Including the IMF package, the country is set to receive more than $10 billion in loans from multilateral lenders, President Lenin Moreno said Wednesday, in a brief televised address.

“Thanks to the firm decisions I have made, we are not what today is Venezuela,” Moreno said.

Moreno has tried to rein in spending, including a 10 percent cut to staff at state-owned companies, including the oil companies Petroamazonas and Petroecuador. The nation’s growth rates slowed sharply after oil prices crashed in 2014-2015.

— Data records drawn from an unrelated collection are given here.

# google-research/multinerf

Hardware: NVIDIA H100
Metric: train-step rays/sec @16384 rays x (64+64+32) samples (higher is better)
Workload: dtype bf16

## Files before the change

### multinerf_b200/csrc/gemm_tc.cu

```cuda
#include <cuda.h>

#include <stdlib.h>
#include <string.h>

#include <algorithm>

#include "tc_common.cuh"

namespace mnrf {

constexpr int BLOCK_M = 128;
constexpr int BLOCK_K = 64;
constexpr int A_STAGE_BYTES = BLOCK_M * BLOCK_K * 2;
constexpr int NUM_THREADS = 384;
constexpr int CS_MAX = 1024;
constexpr int gemm_stages(int bn) { return bn == 256 ? 4 : bn == 128 ? 6 : 8; }
constexpr int STAGING_BLOCK_BYTES = 64 * 128;
constexpr int staging_blocks(int mode, int bn, bool ts) {
  return !ts ? 0 : (mode == MNRF_GEMM_FWD && bn >= 128) ? 2 : 1;
}
constexpr int mask_words(int bn) { return bn >= 128 ? bn / 32 : 0; }
constexpr int MASK_BUFS = 2;
constexpr int dgrad_smem_bytes(int bn) { return 8 * bn * 4 + MASK_BUFS * BLOCK_M * mask_words(bn) * 4; }
constexpr int SIDE_SCRATCH = 96 * 8;
// ... 95 lines not shown
      const int64_t col0 = WEIGHTED ? (int64_t)m_blk * BLOCK_M : (int64_t)n_blk * COLS;
      float* out = WEIGHTED ? p.side_aw : p.bsum;
      for (int col = t; col < COLS; col += NT) {
        if (WEIGHTED && col0 + col >= p.m) break;
        float sum = 0.f;
#pragma unroll
        for (int g = 0; g < G; ++g) sum += __uint_as_float(ld_shared_u32(scratch + (g * COLS + col) * 4));
        atomicAdd(out + col0 + col, sum);
      }
    }
  }
}

enum { GK_TURN, GK_FULL, GK_MMA, GK_EPI_LOOP, GK_EPI_SYNC, GK_MASK, GK_N };
#ifdef MNRF_GEMM_CLOCKS
__device__ unsigned long long g_gemm_clk[2][GK_N];
struct GemmClk {
  long long t[GK_N] = {};
  long long last = 0;
  __device__ __forceinline__ void start() { last = clock64(); }
  __device__ __forceinline__ void tick(int k) {
    const long long now = clock64();
    t[k] += now - last;
    last = now;
  }
};
#else
struct GemmClk {
  __device__ __forceinline__ void start() {}
  __device__ __forceinline__ void tick(int) {}
};
#endif

enum { EPI_GENERIC = 0, EPI_BITS_TMA = 1, EPI_BITS_TMA_RANK1 = 2 };

template <int MODE, int NC, bool TS, int SB, bool SMOOTH, int OPS = EPI_GENERIC>
__device__ __forceinline__ void gemm_epilogue(const GemmParams& p, const CUtensorMap* tmap_c, const float (&acc)[NC / 2],
                                              int m_blk, int r0, int ncol0, int wg, uint8_t* smem_c, bool mask_tma,
                                              uint32_t m_tile, bool do_cs, uint32_t cs_lane, int& sblk, GemmClk& clk) {
  constexpr int MW = mask_words(NC);
  static_assert(OPS == EPI_GENERIC || (MODE == MNRF_GEMM_DGRAD && TS && !SMOOTH && MW > 0),
                "fixed operand sets are DGRAD epilogues of the staged store with TMA-loaded mask bits");
  constexpr bool kFixed = OPS != EPI_GENERIC;
  const bool has_rowv = kFixed ? OPS == EPI_BITS_TMA_RANK1 : p.rowv != nullptr;
  const bool has_bits = kFixed || p.maskbits != nullptr;
  const bool bits_tma = kFixed || mask_tma;
  const bool has_mask = !kFixed && p.mask != nullptr;
  const bool has_addend = !kFixed && p.addend != nullptr;
  const int lane = threadIdx.x & 31;
  const int r_in = r0 + (16 * ((threadIdx.x >> 5) & 3) + (lane >> 2));
  const int cq = 2 * (lane & 3);
  const bool leader = (threadIdx.x & 127) == 0;
  const uint32_t c_row = smem_u32(smem_c) + wg * (SB * STAGING_BLOCK_BYTES) + (r_in - r0) * 128 + (cq << 1);
  const uint32_t m_row = m_tile + r_in * (MW * 4);
  int64_t rows[2];
  bool row_ok[2];
  float rv[2] = {0.f, 0.f};
  const uint32_t* mrow[2] = {nullptr, nullptr};
#pragma unroll
  for (int h = 0; h < 2; ++h) {
    rows[h] = (int64_t)m_blk * BLOCK_M + r_in + 8 * h;
    row_ok[h] = rows[h] < p.m;
    if (MODE == MNRF_GEMM_DGRAD && row_ok[h]) {
      if (has_rowv) rv[h] = p.rowv[rows[h]];
      if (has_bits && !bits_tma)
        mrow[h] = p.maskbits + (p.mask_mod > 0 ? rows[h] % p.mask_mod : rows[h]) * p.ldmaskbits;
    }
  }
  uint32_t bits[2] = {0u, 0u};
  uint32_t mw[2] = {0u, 0u};
#pragma unroll
  for (int i = 0; i < NC / 8; ++i) {
    const int col = ncol0 + 8 * i + cq;
    const int sb = SB == 3 ? sblk : (i >> 3) & (SB - 1);
    if (TS && SB == 1 && (i & 7) == 0) {
      clk.tick(GK_EPI_LOOP);
      if (leader) tma_store_wait_read<0>();
      named_bar_sync(2 + wg, 128);
      clk.tick(GK_EPI_SYNC);
    }
    if (MODE == MNRF_GEMM_DGRAD && has_bits && (i & 3) == 0) {
#pragma unroll
      for (int h = 0; h < 2; ++h)
        mw[h] = bits_tma ? ld_shared_u32(m_row + (8 * h * MW + (i >> 2)) * 4)
                         : row_ok[h] ? __ldg(mrow[h] + (col >> 5)) : 0u;
    }
    float v[2][2];
#pragma unroll
    for (int h = 0; h < 2; ++h) { v[h][0] = acc[4 * i + 2 * h]; v[h][1] = acc[4 * i + 2 * h + 1]; }
    if (MODE == MNRF_GEMM_FWD) {
      if (p.bias) {
        const float2 b = __ldg(reinterpret_cast<const float2*>(p.bias + col));
#pragma unroll
        for (int h = 0; h < 2; ++h) { v[h][0] += b.x; v[h][1] += b.y; }
      }
      if constexpr (SMOOTH) {
#pragma unroll
        for (int h = 0; h < 2; ++h) {
          if (p.mask && row_ok[h])
            *reinterpret_cast<uint32_t*>(const_cast<__nv_bfloat16*>(p.mask) + rows[h] * p.ldmask + col) =
                pack_bf16(v[h][0], v[h][1]);
          v[h][0] = act_fwd(p.act, v[h][0]);
          v[h][1] = act_fwd(p.act, v[h][1]);
        }
      } else if (p.act == MNRF_ACT_RELU) {
#pragma unroll
        for (int h = 0; h < 2; ++h)
#pragma unroll
          for (int e = 0; e < 2; ++e) {
            v[h][e] = relu_nan(v[h][e]);
            bits[h] |= (v[h][e] > 0.f ? 1u : 0u) << ((8 * i + cq + e) & 31);
          }
      }
    } else {
      float2 cv = make_float2(0.f, 0.f);
      if (has_rowv) cv = __ldg(reinterpret_cast<const float2*>(p.colv + col));
#pragma unroll
      for (int h = 0; h < 2; ++h) {
        if (has_rowv) { v[h][0] += rv[h] * cv.x; v[h][1] += rv[h] * cv.y; }
        if constexpr (SMOOTH) {
          if (row_ok[h]) {
            const int64_t zr = p.mask_mod > 0 ? rows[h] % p.mask_mod : rows[h];
            const uint32_t zz = __ldg(reinterpret_cast<const unsigned int*>(p.mask + zr * p.ldmask + col));
            v[h][0] *= act_d1(p.act, bf16_lo(zz));
            v[h][1] *= act_d1(p.act, bf16_hi(zz));
          }
        } else if (has_bits) {
          if (!((mw[h] >> (col & 31)) & 1u)) v[h][0] = 0.f;
          if (!((mw[h] >> ((col + 1) & 31)) & 1u)) v[h][1] = 0.f;
        } else if (has_mask && row_ok[h]) {
          const uint32_t mm = __ldg(reinterpret_cast<const unsigned int*>(p.mask + rows[h] * p.ldmask + col));
          if (!(bf16_lo(mm) > 0.f)) v[h][0] = 0.f;
          if (!(bf16_hi(mm) > 0.f)) v[h][1] = 0.f;
        }
        if (has_addend && row_ok[h]) {
          const uint32_t aa = __ldg(reinterpret_cast<const unsigned int*>(p.addend + rows[h] * p.ldadd + col));
          v[h][0] += bf16_lo(aa);
          v[h][1] += bf16_hi(aa);
        }
      }
      if (do_cs) {
        const bool hi = (lane >> 2) & 1;
        const float s0 = v[0][0] + v[1][0], s1 = v[0][1] + v[1][1];
        float t = (hi ? s1 : s0) + __shfl_xor_sync(0xffffffffu, hi ? s0 : s1, 4);
        t += __shfl_xor_sync(0xffffffffu, t, 8);
        t += __shfl_xor_sync(0xffffffffu, t, 16);
        if (lane < 8) {
          const uint32_t a = cs_lane + 8 * i * 4;
          st_shared_u32(a, __float_as_uint(__uint_as_float(ld_shared_u32(a)) + t));
        }
      }
    }
#pragma unroll
    for (int h = 0; h < 2; ++h) {
      if (TS) {
        st_shared_u32(c_row + sb * STAGING_BLOCK_BYTES + h * (8 * 128) + (((i & 7) ^ ((lane >> 2) & 7)) << 4),
                      pack_bf16(v[h][0], v[h][1]));
      } else if (row_ok[h]) {
        *reinterpret_cast<uint32_t*>(reinterpret_cast<__nv_bfloat16*>(p.out) + rows[h] * p.ldc + col) =
            pack_bf16(v[h][0], v[h][1]);
      }
    }
    if (MODE == MNRF_GEMM_FWD && p.act == MNRF_ACT_RELU && p.maskbits && (i & 3) == 3) {
#pragma unroll
      for (int h = 0; h < 2; ++h) {
        bits[h] |= __shfl_xor_sync(0xffffffffu, bits[h], 1);
        bits[h] |= __shfl_xor_sync(0xffffffffu, bits[h], 2);
        if ((lane & 3) == ((i >> 2) & 3) && row_ok[h]) p.maskbits[rows[h] * p.ldmaskbits + (col >> 5)] = bits[h];
        bits[h] = 0u;
      }
    }
    if (TS && (i & 7) == 7) {
      fence_proxy_async();
      clk.tick(GK_EPI_LOOP);
      if (SB >= 2 && leader) tma_store_wait_read<SB - 2>();
      named_bar_sync(2 + wg, 128);
      if (leader) {
        tma_store_2d(tmap_c, smem_c + (wg * SB + sb) * STAGING_BLOCK_BYTES, ncol0 + 8 * (i & ~7),
                     (int)((int64_t)m_blk * BLOCK_M + r0));
        tma_store_commit();
      }
      if (SB == 3) sblk = sblk == 2 ? 0 : sblk + 1;
      clk.tick(GK_EPI_SYNC);
    }
  }
}
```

Ecuador had to pay 10.75 percent on the $1 billion of dollar bonds it sold last month, one of the steepest yields for a sovereign since the global financial crisis, as the nation had difficulty in accessing credit.

The staff-level agreement requires the approval of the IMF’s directors. The other lenders are the World Bank, Inter-American Development Bank, the Andean Development Corporation, the European Investment Bank, the Latin American Reserve Fund and the French Development Agency, Moreno said.

The government’s 2028 benchmark bonds have rallied this month amid speculation that an IMF deal would be reached, sending yields down 17 basis points to 9.68 percent. The economy will grow 0.6 percent this year, according to analysts surveyed by Bloomberg, down from 1.1 percent last year.